## What the task requires
Check each line of the data, and copy those where "raise" appears.

━━━━━━

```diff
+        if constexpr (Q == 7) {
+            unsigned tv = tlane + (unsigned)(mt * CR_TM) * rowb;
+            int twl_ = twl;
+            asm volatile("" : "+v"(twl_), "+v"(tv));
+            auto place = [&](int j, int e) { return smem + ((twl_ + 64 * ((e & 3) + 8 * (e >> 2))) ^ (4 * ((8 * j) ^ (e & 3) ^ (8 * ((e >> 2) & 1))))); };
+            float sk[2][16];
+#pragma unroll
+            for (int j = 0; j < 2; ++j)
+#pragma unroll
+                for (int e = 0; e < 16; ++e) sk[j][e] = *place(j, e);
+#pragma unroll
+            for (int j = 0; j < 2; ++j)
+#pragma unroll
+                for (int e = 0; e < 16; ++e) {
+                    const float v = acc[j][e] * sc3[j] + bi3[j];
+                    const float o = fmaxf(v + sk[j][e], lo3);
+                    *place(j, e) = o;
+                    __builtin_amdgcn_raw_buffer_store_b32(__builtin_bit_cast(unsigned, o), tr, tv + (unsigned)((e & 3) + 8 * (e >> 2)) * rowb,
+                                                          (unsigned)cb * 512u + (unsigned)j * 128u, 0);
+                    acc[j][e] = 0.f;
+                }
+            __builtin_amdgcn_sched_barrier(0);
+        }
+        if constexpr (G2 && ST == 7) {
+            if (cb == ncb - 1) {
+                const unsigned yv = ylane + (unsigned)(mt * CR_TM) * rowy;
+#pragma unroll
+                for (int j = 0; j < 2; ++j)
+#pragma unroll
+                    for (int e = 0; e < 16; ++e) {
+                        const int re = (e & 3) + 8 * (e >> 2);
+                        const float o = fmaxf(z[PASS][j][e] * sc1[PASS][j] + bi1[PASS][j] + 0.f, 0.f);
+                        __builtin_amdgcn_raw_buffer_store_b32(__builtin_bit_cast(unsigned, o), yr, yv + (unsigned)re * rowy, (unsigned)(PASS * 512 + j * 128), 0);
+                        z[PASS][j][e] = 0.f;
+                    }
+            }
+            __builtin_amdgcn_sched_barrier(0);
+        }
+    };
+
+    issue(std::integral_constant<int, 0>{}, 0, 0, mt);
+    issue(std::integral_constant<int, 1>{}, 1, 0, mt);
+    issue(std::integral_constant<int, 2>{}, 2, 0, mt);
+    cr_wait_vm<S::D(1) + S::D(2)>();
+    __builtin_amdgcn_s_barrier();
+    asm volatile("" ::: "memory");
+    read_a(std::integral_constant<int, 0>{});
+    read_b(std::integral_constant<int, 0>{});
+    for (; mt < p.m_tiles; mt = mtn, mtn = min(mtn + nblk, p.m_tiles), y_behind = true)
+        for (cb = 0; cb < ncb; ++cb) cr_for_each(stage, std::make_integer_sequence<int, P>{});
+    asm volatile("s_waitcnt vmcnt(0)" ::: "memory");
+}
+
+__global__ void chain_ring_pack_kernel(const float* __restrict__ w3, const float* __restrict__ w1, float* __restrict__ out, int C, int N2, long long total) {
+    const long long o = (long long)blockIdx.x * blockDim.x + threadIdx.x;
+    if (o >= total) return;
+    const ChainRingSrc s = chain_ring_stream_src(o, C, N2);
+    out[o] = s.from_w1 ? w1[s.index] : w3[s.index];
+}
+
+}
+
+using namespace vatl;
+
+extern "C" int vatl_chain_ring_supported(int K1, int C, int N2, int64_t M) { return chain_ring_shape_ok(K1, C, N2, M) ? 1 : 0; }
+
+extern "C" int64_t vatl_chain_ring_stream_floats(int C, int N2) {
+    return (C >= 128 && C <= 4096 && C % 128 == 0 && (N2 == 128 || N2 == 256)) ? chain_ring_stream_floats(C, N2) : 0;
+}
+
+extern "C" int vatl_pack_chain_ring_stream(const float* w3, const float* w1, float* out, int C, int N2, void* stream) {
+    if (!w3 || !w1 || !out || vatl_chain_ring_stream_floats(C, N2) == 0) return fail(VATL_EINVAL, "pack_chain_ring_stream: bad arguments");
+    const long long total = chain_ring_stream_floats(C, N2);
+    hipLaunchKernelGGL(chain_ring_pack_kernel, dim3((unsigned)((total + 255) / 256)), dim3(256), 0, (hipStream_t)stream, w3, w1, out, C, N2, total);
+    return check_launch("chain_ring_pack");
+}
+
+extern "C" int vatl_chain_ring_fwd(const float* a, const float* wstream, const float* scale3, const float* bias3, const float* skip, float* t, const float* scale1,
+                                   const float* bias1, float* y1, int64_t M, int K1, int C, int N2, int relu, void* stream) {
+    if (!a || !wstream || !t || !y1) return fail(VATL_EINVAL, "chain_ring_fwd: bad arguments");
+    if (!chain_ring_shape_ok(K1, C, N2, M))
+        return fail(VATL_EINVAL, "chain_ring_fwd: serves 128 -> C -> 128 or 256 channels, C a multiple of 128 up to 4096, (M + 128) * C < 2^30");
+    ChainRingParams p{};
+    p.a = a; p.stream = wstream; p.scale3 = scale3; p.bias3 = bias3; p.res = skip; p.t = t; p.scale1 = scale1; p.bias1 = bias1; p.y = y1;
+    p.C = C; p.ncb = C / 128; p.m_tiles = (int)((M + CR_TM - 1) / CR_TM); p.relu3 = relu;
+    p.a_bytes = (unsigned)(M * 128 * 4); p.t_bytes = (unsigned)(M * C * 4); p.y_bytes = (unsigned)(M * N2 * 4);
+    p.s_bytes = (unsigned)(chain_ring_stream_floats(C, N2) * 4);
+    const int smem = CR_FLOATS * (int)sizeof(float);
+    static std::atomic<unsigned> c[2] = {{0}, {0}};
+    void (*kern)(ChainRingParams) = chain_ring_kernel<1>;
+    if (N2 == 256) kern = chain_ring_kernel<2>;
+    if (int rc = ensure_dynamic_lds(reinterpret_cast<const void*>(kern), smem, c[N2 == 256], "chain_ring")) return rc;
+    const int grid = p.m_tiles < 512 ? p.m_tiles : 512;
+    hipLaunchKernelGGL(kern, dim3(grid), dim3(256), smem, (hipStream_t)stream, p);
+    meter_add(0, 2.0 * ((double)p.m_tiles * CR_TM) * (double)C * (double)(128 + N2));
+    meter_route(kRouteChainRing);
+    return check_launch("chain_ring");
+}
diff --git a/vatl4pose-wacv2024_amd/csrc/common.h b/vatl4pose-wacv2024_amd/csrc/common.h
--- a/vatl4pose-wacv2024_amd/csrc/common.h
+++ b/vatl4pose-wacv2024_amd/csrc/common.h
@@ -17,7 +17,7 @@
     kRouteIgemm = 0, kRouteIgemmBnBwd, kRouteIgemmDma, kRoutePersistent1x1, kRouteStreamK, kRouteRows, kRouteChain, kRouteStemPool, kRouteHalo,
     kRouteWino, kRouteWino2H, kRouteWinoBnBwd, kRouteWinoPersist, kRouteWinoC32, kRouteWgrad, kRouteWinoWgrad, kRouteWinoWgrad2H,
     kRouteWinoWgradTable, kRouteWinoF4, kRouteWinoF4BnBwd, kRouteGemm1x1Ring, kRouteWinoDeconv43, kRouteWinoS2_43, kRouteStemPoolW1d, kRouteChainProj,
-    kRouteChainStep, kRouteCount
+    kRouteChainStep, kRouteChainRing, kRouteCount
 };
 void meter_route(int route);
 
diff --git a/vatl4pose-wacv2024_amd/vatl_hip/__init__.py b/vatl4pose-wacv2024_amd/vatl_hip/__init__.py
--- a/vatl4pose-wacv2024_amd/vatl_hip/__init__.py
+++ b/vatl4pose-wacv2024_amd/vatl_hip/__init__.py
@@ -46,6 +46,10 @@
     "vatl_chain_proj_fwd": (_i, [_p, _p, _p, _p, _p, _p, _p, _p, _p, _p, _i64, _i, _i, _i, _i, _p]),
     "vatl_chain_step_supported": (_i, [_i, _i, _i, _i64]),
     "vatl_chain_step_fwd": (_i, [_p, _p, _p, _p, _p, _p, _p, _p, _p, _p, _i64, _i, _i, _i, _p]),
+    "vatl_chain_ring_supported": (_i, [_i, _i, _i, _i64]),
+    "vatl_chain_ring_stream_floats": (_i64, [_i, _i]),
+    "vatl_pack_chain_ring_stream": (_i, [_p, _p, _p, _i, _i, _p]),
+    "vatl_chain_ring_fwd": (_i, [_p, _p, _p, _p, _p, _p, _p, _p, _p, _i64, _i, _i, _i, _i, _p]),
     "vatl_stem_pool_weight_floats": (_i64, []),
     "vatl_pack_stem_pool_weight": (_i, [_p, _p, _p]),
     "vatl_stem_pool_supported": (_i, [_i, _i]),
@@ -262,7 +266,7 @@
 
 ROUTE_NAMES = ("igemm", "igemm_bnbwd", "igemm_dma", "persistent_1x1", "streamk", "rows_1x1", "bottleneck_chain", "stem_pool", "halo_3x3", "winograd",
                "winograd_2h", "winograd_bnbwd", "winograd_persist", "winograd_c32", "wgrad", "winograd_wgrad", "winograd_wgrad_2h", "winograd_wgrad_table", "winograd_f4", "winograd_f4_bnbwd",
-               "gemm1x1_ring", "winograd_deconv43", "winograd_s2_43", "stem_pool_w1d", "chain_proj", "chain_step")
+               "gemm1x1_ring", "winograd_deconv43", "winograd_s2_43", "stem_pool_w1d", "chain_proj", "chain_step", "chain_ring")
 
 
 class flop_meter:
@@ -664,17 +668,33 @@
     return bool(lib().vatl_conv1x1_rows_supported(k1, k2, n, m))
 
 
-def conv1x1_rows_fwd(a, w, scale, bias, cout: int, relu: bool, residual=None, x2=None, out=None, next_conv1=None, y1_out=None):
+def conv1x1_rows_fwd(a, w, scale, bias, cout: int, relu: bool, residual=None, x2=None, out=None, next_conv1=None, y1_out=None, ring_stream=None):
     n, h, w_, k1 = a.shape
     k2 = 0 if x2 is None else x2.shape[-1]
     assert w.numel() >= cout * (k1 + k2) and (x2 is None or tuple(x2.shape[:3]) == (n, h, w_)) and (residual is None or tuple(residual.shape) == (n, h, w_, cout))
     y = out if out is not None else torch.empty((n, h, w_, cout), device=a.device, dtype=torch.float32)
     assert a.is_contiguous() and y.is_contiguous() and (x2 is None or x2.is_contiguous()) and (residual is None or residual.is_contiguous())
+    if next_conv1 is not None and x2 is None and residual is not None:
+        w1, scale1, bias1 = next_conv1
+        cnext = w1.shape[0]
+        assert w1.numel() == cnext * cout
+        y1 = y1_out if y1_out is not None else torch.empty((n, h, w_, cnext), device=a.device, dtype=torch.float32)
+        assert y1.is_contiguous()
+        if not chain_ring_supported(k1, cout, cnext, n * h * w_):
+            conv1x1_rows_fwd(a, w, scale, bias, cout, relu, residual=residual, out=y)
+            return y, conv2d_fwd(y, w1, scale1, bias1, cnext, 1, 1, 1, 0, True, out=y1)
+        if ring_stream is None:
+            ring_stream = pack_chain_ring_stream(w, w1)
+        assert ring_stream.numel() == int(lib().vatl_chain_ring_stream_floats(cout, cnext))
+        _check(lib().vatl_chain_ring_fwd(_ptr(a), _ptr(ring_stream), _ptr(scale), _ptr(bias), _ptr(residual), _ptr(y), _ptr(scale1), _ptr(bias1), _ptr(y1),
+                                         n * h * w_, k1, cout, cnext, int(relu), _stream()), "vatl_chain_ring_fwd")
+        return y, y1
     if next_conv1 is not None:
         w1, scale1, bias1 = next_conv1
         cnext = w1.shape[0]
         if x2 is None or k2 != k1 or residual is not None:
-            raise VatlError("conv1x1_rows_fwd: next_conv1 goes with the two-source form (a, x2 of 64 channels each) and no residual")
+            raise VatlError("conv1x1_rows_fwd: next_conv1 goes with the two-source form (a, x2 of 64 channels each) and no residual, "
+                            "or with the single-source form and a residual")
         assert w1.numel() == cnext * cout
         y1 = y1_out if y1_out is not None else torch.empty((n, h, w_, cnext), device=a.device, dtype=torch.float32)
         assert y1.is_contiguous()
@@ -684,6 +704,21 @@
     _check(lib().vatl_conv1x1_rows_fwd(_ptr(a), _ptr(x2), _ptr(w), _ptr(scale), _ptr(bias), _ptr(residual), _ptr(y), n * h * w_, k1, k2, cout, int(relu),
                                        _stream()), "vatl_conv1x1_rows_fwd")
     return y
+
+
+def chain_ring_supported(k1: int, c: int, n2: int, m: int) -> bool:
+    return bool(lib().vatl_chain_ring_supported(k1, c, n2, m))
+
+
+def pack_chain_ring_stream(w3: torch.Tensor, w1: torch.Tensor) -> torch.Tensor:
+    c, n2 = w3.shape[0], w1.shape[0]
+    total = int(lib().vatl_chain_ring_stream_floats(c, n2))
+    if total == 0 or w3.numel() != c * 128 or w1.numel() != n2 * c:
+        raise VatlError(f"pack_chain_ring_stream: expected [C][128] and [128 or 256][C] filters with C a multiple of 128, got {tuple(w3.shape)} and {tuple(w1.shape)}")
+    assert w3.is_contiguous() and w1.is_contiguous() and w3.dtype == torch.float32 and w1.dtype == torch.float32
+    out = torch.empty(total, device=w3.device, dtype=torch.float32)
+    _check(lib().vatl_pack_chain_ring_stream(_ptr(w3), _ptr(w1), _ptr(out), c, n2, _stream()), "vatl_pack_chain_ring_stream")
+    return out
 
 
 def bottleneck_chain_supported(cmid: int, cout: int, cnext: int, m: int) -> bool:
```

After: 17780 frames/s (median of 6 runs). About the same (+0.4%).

━━━━━━

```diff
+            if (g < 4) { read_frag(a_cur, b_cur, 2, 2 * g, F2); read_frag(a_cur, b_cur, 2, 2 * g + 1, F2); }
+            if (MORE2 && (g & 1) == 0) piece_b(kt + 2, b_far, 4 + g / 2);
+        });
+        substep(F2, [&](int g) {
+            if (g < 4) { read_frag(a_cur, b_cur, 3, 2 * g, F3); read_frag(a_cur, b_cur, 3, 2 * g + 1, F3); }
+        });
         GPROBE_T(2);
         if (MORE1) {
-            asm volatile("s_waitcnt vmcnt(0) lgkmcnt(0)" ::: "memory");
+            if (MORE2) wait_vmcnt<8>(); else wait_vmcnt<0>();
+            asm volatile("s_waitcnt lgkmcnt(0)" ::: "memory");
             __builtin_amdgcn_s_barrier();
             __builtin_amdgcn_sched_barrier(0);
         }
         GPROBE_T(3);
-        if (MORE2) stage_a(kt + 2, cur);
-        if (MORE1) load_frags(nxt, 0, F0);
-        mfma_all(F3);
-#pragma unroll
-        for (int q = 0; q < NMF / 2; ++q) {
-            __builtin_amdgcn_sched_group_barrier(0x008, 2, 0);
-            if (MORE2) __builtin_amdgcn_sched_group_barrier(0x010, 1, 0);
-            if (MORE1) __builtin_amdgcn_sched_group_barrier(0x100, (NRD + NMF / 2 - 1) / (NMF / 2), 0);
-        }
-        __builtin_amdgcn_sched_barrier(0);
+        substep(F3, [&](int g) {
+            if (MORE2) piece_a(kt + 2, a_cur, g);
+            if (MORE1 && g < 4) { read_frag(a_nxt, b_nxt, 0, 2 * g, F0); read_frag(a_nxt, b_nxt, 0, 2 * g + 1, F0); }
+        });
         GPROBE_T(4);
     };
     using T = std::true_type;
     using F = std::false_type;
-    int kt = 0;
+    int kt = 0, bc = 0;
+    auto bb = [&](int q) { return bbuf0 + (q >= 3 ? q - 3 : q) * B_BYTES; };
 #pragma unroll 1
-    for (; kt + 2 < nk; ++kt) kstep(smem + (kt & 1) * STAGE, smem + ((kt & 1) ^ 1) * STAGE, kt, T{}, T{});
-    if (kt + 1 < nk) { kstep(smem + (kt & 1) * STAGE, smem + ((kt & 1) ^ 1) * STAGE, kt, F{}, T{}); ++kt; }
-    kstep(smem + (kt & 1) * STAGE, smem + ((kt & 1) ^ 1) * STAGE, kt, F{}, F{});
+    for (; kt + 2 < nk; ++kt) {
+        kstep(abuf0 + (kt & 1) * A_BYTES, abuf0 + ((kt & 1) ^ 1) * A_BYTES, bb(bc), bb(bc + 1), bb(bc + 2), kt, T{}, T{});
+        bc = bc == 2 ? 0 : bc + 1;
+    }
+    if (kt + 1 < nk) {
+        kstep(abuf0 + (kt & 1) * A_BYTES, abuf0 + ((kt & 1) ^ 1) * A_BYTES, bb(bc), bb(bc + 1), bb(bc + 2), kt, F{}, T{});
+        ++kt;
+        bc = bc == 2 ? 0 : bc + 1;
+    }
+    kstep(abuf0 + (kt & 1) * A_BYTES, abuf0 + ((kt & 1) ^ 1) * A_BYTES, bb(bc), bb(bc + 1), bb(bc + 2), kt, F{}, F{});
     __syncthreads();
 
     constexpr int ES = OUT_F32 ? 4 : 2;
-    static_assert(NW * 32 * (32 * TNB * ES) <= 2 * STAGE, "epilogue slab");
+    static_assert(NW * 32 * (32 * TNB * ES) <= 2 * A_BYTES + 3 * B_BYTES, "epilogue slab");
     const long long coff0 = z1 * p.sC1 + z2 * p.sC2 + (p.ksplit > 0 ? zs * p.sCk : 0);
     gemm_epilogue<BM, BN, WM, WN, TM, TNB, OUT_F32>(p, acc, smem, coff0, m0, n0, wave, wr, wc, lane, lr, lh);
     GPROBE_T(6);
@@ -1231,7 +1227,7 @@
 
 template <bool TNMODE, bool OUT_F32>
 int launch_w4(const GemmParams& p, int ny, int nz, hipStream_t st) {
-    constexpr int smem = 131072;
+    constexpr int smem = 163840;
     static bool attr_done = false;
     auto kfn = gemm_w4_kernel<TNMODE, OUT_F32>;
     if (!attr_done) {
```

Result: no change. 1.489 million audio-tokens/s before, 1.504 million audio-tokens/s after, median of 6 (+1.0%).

━━━━━━

## Answer to this problem
-            raise VatlError("conv1x1_rows_fwd: next_conv1 goes with the two-source form (a, x2 of 64 channels each) and no residual")
+            raise VatlError("conv1x1_rows_fwd: next_conv1 goes with the two-source form (a, x2 of 64 channels each) and no residual, "
+        raise VatlError(f"pack_chain_ring_stream: expected [C][128] and [128 or 256][C] filters with C a multiple of 128, got {tuple(w3.shape)} and {tuple(w1.shape)}")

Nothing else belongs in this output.